### Your objective
Find and copy the lines in the records beneath this task that contain the word "char".

### Extracted data entries
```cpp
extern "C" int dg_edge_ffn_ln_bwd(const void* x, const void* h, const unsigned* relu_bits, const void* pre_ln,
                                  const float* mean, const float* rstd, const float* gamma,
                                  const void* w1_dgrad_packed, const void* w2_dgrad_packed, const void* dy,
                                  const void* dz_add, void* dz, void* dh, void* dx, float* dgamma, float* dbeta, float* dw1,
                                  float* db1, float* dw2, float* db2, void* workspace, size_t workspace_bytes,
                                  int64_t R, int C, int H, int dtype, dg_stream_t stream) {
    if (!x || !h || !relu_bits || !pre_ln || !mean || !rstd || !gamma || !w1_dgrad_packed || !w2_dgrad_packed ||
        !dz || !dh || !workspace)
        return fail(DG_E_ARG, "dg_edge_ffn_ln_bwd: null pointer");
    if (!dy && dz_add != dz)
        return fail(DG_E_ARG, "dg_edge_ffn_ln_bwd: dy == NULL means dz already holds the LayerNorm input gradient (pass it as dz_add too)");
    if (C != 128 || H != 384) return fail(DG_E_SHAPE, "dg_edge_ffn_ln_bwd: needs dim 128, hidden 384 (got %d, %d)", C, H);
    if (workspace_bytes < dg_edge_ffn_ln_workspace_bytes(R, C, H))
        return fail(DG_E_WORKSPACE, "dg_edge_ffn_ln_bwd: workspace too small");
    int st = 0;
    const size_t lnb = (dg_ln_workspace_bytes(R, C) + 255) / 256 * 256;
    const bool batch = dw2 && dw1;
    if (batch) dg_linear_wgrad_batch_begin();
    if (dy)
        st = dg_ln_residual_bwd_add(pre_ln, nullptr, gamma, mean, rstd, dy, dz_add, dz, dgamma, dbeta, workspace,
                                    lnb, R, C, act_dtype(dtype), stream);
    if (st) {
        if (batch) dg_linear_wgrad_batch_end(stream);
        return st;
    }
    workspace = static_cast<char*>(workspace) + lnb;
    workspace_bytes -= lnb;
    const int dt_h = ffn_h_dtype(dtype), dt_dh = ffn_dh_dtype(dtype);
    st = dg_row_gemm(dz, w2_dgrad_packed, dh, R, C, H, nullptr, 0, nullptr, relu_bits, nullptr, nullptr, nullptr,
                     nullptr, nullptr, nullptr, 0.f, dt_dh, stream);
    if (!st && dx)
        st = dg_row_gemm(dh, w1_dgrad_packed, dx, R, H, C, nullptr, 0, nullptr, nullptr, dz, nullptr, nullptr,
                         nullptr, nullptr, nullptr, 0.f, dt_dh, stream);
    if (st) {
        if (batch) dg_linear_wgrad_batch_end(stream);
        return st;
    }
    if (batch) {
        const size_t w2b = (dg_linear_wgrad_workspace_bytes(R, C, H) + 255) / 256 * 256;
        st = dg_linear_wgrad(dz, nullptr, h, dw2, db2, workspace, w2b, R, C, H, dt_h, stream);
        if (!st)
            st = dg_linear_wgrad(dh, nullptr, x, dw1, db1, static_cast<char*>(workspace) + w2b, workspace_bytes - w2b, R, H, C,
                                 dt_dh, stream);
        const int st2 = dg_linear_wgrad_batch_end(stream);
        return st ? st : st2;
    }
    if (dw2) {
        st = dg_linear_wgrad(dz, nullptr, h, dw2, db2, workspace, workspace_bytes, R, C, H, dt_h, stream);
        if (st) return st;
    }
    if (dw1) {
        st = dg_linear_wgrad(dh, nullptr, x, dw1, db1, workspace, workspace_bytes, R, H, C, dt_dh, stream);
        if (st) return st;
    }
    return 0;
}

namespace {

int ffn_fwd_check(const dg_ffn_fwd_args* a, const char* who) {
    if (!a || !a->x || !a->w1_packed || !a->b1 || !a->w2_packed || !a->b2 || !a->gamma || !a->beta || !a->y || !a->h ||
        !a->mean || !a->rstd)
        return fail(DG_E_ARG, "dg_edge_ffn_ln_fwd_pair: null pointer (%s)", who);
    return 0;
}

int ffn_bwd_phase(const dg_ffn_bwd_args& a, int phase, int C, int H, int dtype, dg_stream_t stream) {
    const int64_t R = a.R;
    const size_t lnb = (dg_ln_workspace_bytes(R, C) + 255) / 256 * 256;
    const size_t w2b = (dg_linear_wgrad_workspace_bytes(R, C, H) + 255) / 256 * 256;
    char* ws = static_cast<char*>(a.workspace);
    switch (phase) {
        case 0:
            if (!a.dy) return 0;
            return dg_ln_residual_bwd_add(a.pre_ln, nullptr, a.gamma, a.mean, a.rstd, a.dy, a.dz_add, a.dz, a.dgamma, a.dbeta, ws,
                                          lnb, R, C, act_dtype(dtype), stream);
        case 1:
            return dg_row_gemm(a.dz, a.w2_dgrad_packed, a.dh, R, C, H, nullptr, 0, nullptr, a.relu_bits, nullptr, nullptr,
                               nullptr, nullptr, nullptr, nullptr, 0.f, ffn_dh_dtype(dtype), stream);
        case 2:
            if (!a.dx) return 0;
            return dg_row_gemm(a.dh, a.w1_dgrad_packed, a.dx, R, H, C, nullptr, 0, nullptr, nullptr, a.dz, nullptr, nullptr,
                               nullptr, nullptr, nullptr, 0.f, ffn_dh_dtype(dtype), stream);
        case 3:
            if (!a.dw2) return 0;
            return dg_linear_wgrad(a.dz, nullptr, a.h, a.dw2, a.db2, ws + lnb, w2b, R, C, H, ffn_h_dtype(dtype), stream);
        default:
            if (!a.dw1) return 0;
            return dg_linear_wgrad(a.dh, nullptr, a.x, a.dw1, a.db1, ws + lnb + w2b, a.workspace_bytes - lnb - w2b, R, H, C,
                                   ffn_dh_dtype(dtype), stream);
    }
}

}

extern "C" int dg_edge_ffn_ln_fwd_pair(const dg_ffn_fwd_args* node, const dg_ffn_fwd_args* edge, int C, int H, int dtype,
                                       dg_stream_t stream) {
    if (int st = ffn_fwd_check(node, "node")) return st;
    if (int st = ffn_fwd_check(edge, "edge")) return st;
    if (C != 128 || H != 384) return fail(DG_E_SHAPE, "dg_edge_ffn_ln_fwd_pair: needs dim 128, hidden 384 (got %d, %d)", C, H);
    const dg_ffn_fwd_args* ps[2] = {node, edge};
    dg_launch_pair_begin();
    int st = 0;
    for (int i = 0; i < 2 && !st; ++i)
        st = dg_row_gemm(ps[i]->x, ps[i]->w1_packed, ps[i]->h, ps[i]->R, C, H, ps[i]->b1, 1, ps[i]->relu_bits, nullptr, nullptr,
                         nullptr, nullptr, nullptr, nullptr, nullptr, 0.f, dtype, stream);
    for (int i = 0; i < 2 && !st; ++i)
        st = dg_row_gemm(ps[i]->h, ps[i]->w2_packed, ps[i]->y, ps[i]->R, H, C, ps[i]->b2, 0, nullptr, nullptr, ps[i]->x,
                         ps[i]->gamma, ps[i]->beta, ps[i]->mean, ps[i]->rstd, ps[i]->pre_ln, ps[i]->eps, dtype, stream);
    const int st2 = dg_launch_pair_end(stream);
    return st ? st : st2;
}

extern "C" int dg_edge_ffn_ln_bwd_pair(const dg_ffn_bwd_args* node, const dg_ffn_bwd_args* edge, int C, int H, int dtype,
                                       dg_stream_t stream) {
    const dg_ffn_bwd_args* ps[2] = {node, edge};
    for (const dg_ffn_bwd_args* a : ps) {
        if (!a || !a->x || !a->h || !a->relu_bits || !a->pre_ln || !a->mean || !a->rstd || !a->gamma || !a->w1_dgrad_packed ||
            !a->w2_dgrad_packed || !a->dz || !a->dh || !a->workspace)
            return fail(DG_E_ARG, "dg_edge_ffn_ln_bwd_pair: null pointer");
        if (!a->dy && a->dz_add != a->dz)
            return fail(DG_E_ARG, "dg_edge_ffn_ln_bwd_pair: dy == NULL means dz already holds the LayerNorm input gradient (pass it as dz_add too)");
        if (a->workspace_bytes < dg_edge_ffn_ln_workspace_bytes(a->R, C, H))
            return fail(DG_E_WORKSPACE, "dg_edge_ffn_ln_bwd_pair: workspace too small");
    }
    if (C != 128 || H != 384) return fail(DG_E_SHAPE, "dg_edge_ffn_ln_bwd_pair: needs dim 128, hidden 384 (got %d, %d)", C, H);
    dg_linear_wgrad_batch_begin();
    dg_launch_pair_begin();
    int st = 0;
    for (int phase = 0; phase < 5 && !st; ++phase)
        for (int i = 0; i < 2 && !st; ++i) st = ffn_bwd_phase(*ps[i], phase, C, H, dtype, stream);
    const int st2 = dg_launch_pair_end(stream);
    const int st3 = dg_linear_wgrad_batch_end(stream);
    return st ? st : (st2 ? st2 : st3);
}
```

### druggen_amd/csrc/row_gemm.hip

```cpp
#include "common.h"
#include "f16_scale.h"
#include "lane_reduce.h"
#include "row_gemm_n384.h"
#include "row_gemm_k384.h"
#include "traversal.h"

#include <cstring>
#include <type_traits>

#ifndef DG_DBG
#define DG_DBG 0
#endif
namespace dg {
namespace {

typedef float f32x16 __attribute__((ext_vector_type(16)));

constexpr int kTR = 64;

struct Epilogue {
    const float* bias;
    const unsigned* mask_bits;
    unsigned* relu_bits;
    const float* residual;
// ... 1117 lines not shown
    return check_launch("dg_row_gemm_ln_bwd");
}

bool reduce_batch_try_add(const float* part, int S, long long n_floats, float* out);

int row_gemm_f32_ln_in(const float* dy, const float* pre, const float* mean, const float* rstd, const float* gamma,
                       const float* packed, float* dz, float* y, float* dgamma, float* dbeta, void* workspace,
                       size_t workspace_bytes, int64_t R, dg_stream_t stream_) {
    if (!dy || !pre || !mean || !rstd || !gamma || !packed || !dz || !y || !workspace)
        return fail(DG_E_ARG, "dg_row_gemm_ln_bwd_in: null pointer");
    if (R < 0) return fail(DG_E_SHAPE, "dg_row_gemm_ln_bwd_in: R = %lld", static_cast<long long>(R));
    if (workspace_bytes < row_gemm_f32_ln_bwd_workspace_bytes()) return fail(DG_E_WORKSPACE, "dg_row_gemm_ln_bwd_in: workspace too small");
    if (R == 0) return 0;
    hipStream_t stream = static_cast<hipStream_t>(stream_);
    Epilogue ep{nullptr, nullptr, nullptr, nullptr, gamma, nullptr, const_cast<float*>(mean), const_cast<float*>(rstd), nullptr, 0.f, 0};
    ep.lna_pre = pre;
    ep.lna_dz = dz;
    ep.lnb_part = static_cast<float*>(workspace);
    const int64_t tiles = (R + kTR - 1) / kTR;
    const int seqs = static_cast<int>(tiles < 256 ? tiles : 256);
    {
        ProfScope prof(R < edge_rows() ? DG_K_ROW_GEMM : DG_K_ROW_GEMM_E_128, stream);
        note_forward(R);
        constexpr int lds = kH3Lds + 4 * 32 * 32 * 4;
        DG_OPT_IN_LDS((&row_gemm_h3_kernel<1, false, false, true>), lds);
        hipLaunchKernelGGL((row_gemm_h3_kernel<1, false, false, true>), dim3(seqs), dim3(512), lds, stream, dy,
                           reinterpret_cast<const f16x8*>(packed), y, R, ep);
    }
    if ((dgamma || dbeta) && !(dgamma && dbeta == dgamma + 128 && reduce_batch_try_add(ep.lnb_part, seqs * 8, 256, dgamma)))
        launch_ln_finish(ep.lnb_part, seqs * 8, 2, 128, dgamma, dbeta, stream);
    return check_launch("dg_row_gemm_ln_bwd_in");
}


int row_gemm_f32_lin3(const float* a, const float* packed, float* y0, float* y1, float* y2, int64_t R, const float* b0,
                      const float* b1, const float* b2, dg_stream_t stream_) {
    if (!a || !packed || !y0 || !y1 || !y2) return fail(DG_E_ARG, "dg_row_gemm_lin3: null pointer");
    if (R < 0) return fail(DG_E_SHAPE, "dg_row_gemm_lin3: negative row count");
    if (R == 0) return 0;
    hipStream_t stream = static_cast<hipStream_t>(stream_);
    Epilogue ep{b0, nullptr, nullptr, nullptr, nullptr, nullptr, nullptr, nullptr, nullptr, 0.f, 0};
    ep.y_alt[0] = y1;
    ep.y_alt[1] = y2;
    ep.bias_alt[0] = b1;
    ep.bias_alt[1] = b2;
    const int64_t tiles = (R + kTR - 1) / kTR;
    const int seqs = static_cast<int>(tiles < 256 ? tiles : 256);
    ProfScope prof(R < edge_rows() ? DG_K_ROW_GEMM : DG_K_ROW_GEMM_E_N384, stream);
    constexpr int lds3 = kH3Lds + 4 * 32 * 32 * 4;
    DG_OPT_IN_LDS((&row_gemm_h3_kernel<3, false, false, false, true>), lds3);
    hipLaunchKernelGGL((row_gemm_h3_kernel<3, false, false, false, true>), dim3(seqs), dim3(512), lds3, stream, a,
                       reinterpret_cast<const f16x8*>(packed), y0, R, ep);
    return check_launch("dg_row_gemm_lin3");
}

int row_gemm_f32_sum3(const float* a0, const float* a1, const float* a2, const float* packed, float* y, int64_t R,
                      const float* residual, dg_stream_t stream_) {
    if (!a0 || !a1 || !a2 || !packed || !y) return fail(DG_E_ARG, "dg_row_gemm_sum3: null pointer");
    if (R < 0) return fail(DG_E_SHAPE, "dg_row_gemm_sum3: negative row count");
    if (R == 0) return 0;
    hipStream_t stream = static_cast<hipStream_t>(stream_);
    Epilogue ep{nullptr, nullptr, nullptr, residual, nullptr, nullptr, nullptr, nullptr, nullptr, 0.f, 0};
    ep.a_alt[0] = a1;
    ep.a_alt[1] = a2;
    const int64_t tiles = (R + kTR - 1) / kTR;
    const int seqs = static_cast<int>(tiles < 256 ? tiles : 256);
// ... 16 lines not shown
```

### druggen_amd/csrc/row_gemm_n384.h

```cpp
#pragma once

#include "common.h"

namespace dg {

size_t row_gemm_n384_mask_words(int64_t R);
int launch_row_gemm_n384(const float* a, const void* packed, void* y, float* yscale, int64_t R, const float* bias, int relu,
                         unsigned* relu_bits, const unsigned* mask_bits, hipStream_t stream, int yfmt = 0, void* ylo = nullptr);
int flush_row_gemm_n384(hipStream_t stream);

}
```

### Answer
    workspace = static_cast<char*>(workspace) + lnb;
            st = dg_linear_wgrad(dh, nullptr, x, dw1, db1, static_cast<char*>(workspace) + w2b, workspace_bytes - w2b, R, H, C,
int ffn_fwd_check(const dg_ffn_fwd_args* a, const char* who) {
    char* ws = static_cast<char*>(a.workspace);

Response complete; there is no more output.